Having been a teacher for nearly thirty years now, Andrew is a veteran in the education field, working on USAID’s Early Grade Reading Assessment (EGRA) programme in 2013 and the Malawi National Reading Programme in 2016. Joining CharChar’s programme in 2018, he describes his role as ‘being like a coach, helping the teachers to come up with the ideas and games so that by the end of the lesson the students would enjoy it and learn more from the content.’ Using CharChar’s strategy of taking children out of class to work in small groups could be a challenge, Andrew says, as initially teachers didn’t understand the need for the intervention, but as the programme progressed the teachers became more receptive as children’s literacy levels began to improve.

Andrew Mchisa

“We can change the world – we can change from the grassroots. We need to be sure that even the parents themselves understand what is really important for their children: to learn how to read and write – that’s the beginning of their development. If a student learns how to read, even if he or she doesn’t get to college, they will be able to communicate effectively. So we can change everything through the CharChar programme – we can change the teaching, and through these improvements, the learners will benefit from what is being introduced to them.”

Education Officer in Malawi, Andrew Mchisa.

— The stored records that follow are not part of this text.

__device__ __forceinline__ void vm_wait_upto(int n) {
#define RD_VMW(k) case k: asm volatile("s_waitcnt vmcnt(" #k ") lgkmcnt(0)" ::: "memory"); break;
    switch (n < 47 ? n : 47) {
        RD_VMW(0) RD_VMW(1) RD_VMW(2) RD_VMW(3) RD_VMW(4) RD_VMW(5) RD_VMW(6) RD_VMW(7) RD_VMW(8) RD_VMW(9) RD_VMW(10) RD_VMW(11)
        RD_VMW(12) RD_VMW(13) RD_VMW(14) RD_VMW(15) RD_VMW(16) RD_VMW(17) RD_VMW(18) RD_VMW(19) RD_VMW(20) RD_VMW(21) RD_VMW(22) RD_VMW(23)
        RD_VMW(24) RD_VMW(25) RD_VMW(26) RD_VMW(27) RD_VMW(28) RD_VMW(29) RD_VMW(30) RD_VMW(31) RD_VMW(32) RD_VMW(33) RD_VMW(34) RD_VMW(35)
        RD_VMW(36) RD_VMW(37) RD_VMW(38) RD_VMW(39) RD_VMW(40) RD_VMW(41) RD_VMW(42) RD_VMW(43) RD_VMW(44) RD_VMW(45) RD_VMW(46) RD_VMW(47)
    }
#undef RD_VMW
}

typedef float sf32x2 __attribute__((ext_vector_type(2)));
typedef __bf16 sbf16x2 __attribute__((ext_vector_type(2)));
__device__ __forceinline__ unsigned cvt_pk(float a, float b) {
    sf32x2 v;
    v[0] = a; v[1] = b;
    return __builtin_bit_cast(unsigned, __builtin_convertvector(v, sbf16x2));
}
__device__ __forceinline__ void split8(const float4 v0, const float4 v1, sbf16x8& p0, sbf16x8& p1, sbf16x8& p2) {
    const float x[8] = {v0.x, v0.y, v0.z, v0.w, v1.x, v1.y, v1.z, v1.w};
    su32x4 w0, w1, w2;
#pragma unroll
    for (int i = 0; i < 4; ++i) {
        float a = x[2 * i], b = x[2 * i + 1];
        const unsigned u0 = cvt_pk(a, b);
        a -= __uint_as_float(u0 << 16);
        b -= __uint_as_float(u0 & 0xffff0000u);
        const unsigned u1 = cvt_pk(a, b);
        a -= __uint_as_float(u1 << 16);
        b -= __uint_as_float(u1 & 0xffff0000u);
        w0[i] = u0;
        w1[i] = u1;
        w2[i] = cvt_pk(a, b);
    }
    p0 = __builtin_bit_cast(sbf16x8, w0);
    p1 = __builtin_bit_cast(sbf16x8, w1);
    p2 = __builtin_bit_cast(sbf16x8, w2);
}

After the disruption to education caused by the Covid pandemic, CharChar hopes to continue its work in partnership with both Emmanuel University and the newly qualified teachers in government schools, but funding opportunities are few and far between, and competition for the few grants available is fierce. The team, both in Malawi and the UK, are optimistic about the future of the programme though, and Andrew told me that he truly believes that ‘we can change the world’ from the grassroots up. I’m hopeful too that through the CharChar programme, children in Malawi will gain access to the new worlds which can be opened up by reading, and that one day just like me, they’ll be able to take access to books and literacy skills for granted during those all-important early years."